Please return every line in the entries below with the word "double" in it.

[Saved entries]
○ ○ ○ ○

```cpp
__global__ void __launch_bounds__(kWave, EG_HEAVY_WAVES) k_replay_solo(DevTables T, DevSnapshot S_in, DevOut O, unsigned long long first_index, uint32_t n_episodes,
                                                                       const uint8_t* __restrict__ replay_mask, uint32_t replay_period, long long* stats,
                                                                       EpisodeMap emap) {
  const int lane = threadIdx.x;
  if (blockIdx.x >= emap.count) return;
  if (S_in.plan_pool == nullptr && !(S_in.state()->has_lists && S_in.resident_list_len() > kShortReplayMax)) return;
  if (emap.hoist_seq != 0ull && *emap.hoist == emap.hoist_seq) return;
  const uint32_t e = map_episode(emap, blockIdx.x);
  if (e >= n_episodes) return;
  DevSnapshot S = S_in;
  load_state(S);
  plan_lists(S, e);
  const bool replay = replay_mask != nullptr ? replay_mask[e] != 0 : (replay_period != 0u && S.has_best_actions && (first_index + e) % replay_period == 0ull);
  if (!replay || !S.has_best_actions) return;
#ifdef EG_SOLO_STAMPS
  unsigned long long cs[8] = {0, 0, 0, 0, 0, 0, 0, 0}, cs_last = __builtin_readcyclecounter();
#define EG_SS(slot) do { const unsigned long long now_ = __builtin_readcyclecounter(); cs[slot] += now_ - cs_last; cs_last = now_; } while (0)
#else
#define EG_SS(slot) do {} while (0)
#endif
  load_static_tables(T, lane, true);
#if defined(EG_SOLO_STAMPS) && defined(EG_STAMPS)
  if (lane < 8) sm.hdbg[lane >> 2][lane & 3] = 0ull;
#endif
  wave_sync();
  EG_SS(0);

  solo::Lists ls{(unsigned long long)O.gen_pack(e)};
  if (!rs::script(T, S, O, e, ls, lane)) return;
  __builtin_amdgcn_fence(__ATOMIC_RELEASE, "workgroup");
  wave_sync();
  EG_SS(1);
  const int* words = solo::Lists::words();
  const int n_gens = __builtin_amdgcn_readfirstlane(words[55]);

  Episode ep;
  ep.ngen = 0; ep.chunks = 0; ep.heavy = -1; ep.heavy_classes = 0; ep.heavy_quads = 0;
  uint16_t* gen_cell = O.gen_cell(e);
  const ListTail tail = {(unsigned long long)gen_cell, (unsigned long long)O.gen_pack(e), (unsigned long long)O.off_pack(e)};
  PrefixCache prefix_cache0 = {0.0, -1, 0};
  uint32_t search_seq = 0;
  int tile_variants = 0;
  int pk_block = 0;
  solo::Entries E;
#pragma unroll
  for (int k = 0; k < solo::kEnt; ++k) { E.base[k] = 0; E.delta[k] = 0; E.dd[k] = 0; E.fac[k] = 1.0; }
  for (int g = 0; g < n_gens; ++g) {
    if ((g & (kWave - 1)) == 0) pk_block = g + lane < n_gens ? tail_u16(tail.gen_pack, g + lane) : 0;
    const int pk = __builtin_amdgcn_readlane(pk_block, g & (kWave - 1));
    const int t = pk & 15, yi = (pk >> 4) & 31, m = pk >> 9;
    double m03v = 0.0;
    int cell = -1;
    bool placed = false;
    auto between = [] {};
    EG_SS(2);
    if (ep.ngen >= kHeavyGens && ep.heavy != -2) {
      const unsigned long long slot_bytes = (unsigned long long)(kRadiusClasses * kFieldStride) * 8ull;
      if (ep.heavy == -1) ep.heavy = heavy_claim(T, lane);
      if (ep.heavy >= 0) {
        const int info = __builtin_amdgcn_readfirstlane(sm.type_info[t]);
        const int hv = info & 15, hrc = (info >> 4) & 15;
        const unsigned long long class_addr = (unsigned long long)T.heavy + (unsigned long long)ep.heavy * slot_bytes + (unsigned long long)(hrc * kFieldStride) * 8ull;
        const unsigned long long tiles_addr = (unsigned long long)T.heavy_tiles + (unsigned long long)((ep.heavy * kMaxVariants + hv) * 64) * 8ull;
        if (!((ep.heavy_classes >> hrc) & 1)) {
          heavy_build_class<false>(class_addr, tail.gen_cell, lane, hrc, throughput_table(info), (info >> 8) & 15, ep.ngen);
          ep.heavy_classes |= 1 << hrc;
          ep.heavy_quads = __builtin_amdgcn_readfirstlane(T.hv_quads()[ep.heavy_classes]);
          wave_sync();
#pragma unroll
          for (int k = 0; k < kBoxLds / kWave; ++k) sh2.box[k * kWave + lane] = T.hv_lists()[ep.heavy_classes * 1024 + k * kWave + lane];
          wave_sync();
          solo::load_entries(E, lane);
        }
        int hr = kTilesUndecided;
        if (T.solo_tiles && !((tile_variants >> hv) & 1)) {
          ((GlobalF64)tiles_addr)[lane] = T.umax()[hv * 64 + lane];
          tile_variants |= 1 << hv;
        }
        if (T.solo_tiles) hr = place_tiles((unsigned long long)T.base, yi * kMaxVariants + hv, class_addr, tiles_addr, tail.gen_cell, T.size_factor, lane, hrc, throughput_table(info), ep.ngen);
        if (hr == kTilesUndecided) {
          const size_t yv = (size_t)(yi * kMaxVariants + hv) * kPsStride, yc = (size_t)(yi * kMaxVariants + hv) * kPcStride;
          hr = place_heavy<false>((unsigned long long)(T.ps() + yv), (unsigned long long)(T.pbase() + yc), (unsigned long long)(T.pcell() + yc), class_addr,
                                  tail.gen_cell, T.size_factor, lane, hrc, throughput_table(info), ep.ngen);
        }
        if (hr >= 0) { cell = hr & 0xFFFF; ep.chunks += hr >> 16; placed = true; }
      }
    }
    if (!placed && ep.ngen > kLdsGens) {
      const int info = __builtin_amdgcn_readfirstlane(sm.type_info[t]);
      const int xr = place_exact_long<false>((unsigned long long)(T.ps() + (size_t)(yi * kMaxVariants + (info & 15)) * kPsStride), tail.gen_cell,
                                             T.size_factor, lane, (info >> 4) & 15, throughput_table(info), ep.ngen);
      cell = xr < 0 ? -1 : (xr & 0xFFFF);
      if (xr >= 0) ep.chunks += xr >> 16;
      placed = true;
    }
    if (!placed) cell = __builtin_amdgcn_readfirstlane(place_search<0>(T, lane, yi, t, ep.ngen, nullptr, &m03v, prefix_cache0, between, ep.chunks, &search_seq));
    EG_SS(3);
    if (cell >= 0 && ep.heavy_classes != 0) {
      const unsigned long long field_addr = (unsigned long long)T.heavy + (unsigned long long)ep.heavy * ((unsigned long long)(kRadiusClasses * kFieldStride) * 8ull);
      ep.chunks += 2 * ep.heavy_quads;
      const unsigned long long hv_list = (unsigned long long)(T.hv_lists() + ep.heavy_classes * 1024);
      if (ep.heavy_quads == 1) solo::field_add<4>(field_addr, E, cell);
      else solo::field_add<8>(field_addr, E, cell);
      if (ep.heavy_quads == 3) heavy_add_body<false, 4>(field_addr, hv_list, lane, cell, 8);
      else if (ep.heavy_quads >= 4) heavy_add_body<false, 8>(field_addr, hv_list, lane, cell, 8);
    }
    if (cell < 0) {
      if (lane == 0 && ep.heavy >= 0) emap.solo[blockIdx.x] = (emap.solo_seq << 21) | (1ull << 20) | (unsigned long long)ep.heavy;
      return;
    }
    if (lane == 0) {
      if (ep.ngen < kLdsGens) { sm.gcell[ep.ngen] = (uint16_t)(cell | (t << 12)); sm.gbm[ep.ngen] = (uint8_t)(yi | (m << 5)); }
      gen_cell[ep.ngen] = (uint16_t)cell;
    }
    wave_sync();
    ep.ngen += 1;
    EG_SS(4);
  }

  __builtin_amdgcn_fence(__ATOMIC_RELEASE, "workgroup");
  wave_sync();
  double total_cost = 0.0, total_credit = 0.0, total_sales = 0.0;
  double last[7] = {0.0, 0.0, 0.0, 0.0, 0.0, 0.0, 0.0};
  for (int y0 = 0; y0 < kYears; y0 += 4) {
    const rs::YearRow q = rs::books_quad(T, S_in, O, e, y0, words, words + EG_YEARS, lane, [](const uint16_t* list, int i) { return tail_u16((unsigned long long)list, i); });
#pragma unroll
    for (int r = 0; r < 4; ++r) {
      const int yi = y0 + r;
      if (yi >= kYears) break;
#pragma unroll
      for (int k = 0; k < 7; ++k) last[k] = readlane_f64(q.v[k], 16 * r);
      total_cost = yi == 0 ? last[0] : total_cost + last[0];
      total_credit = yi == 0 ? last[1] : total_credit + last[1];
      total_sales = yi == 0 ? last[2] : total_sales + last[2];
      if (S_in.write_yearly && lane == 0) {
        double* row = O.yearly(e) + yi * EG_YEARLY_FIELDS;
        row[EG_Y_TOTAL_COST] = total_cost; row[EG_Y_TOTAL_CREDIT] = total_credit; row[EG_Y_TOTAL_SALES] = total_sales;
      }
    }
  }
  EG_SS(5);
  if (lane == 0) {
    O.metrics(e)[0] = last[3]; O.metrics(e)[1] = last[4]; O.metrics(e)[2] = last[5];
    O.metrics(e)[3] = last[6] >= 0.0 ? 1.0 : 0.0;
    *O.status(e) = EG_EP_OK; *O.n_gens(e) = words[55]; *O.n_offsets(e) = words[56];
    *O.n_draws(e) = 0ull;
    *O.bytes_moved(e) = (double)*reinterpret_cast<const unsigned long long*>(words + 58);
    *O.n_chunks(e) = (uint32_t)ep.chunks;
  }
  if (stats != nullptr) {
    __builtin_amdgcn_fence(__ATOMIC_RELEASE, "workgroup");
    __builtin_amdgcn_fence(__ATOMIC_ACQUIRE, "workgroup");
    wave_sync();
    StatsParams P;
    load_stats_params(S, P);
    episode_update_stats(O, S, P, e, lane, stats, 1ull, emap.stats_rep ? (int)(blockIdx.x % (uint32_t)kStatsReplicas) : -1);
  }
  EG_SS(6);
#ifdef EG_SOLO_STAMPS
  if (lane == 0) {
    unsigned long long* dbg = (unsigned long long*)(O.act_log(e) + EG_ACT_CAP - 256);
    for (int i = 0; i < 8; ++i) dbg[i] = cs[i];
#ifdef EG_STAMPS
    for (int i = 0; i < 3; ++i) { dbg[8 + i] = sm.hdbg[0][i]; dbg[11 + i] = sm.hdbg[1][i]; }
    dbg[14] = sm.hdbg[1][3];
#endif
  }
#endif
  if (lane == 0) emap.solo[blockIdx.x] = emap.solo_seq;
}
```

○ ○ ○ ○

_Expected output:_
    double m03v = 0.0;
  double total_cost = 0.0, total_credit = 0.0, total_sales = 0.0;
  double last[7] = {0.0, 0.0, 0.0, 0.0, 0.0, 0.0, 0.0};
        double* row = O.yearly(e) + yi * EG_YEARLY_FIELDS;
    *O.bytes_moved(e) = (double)*reinterpret_cast<const unsigned long long*>(words + 58);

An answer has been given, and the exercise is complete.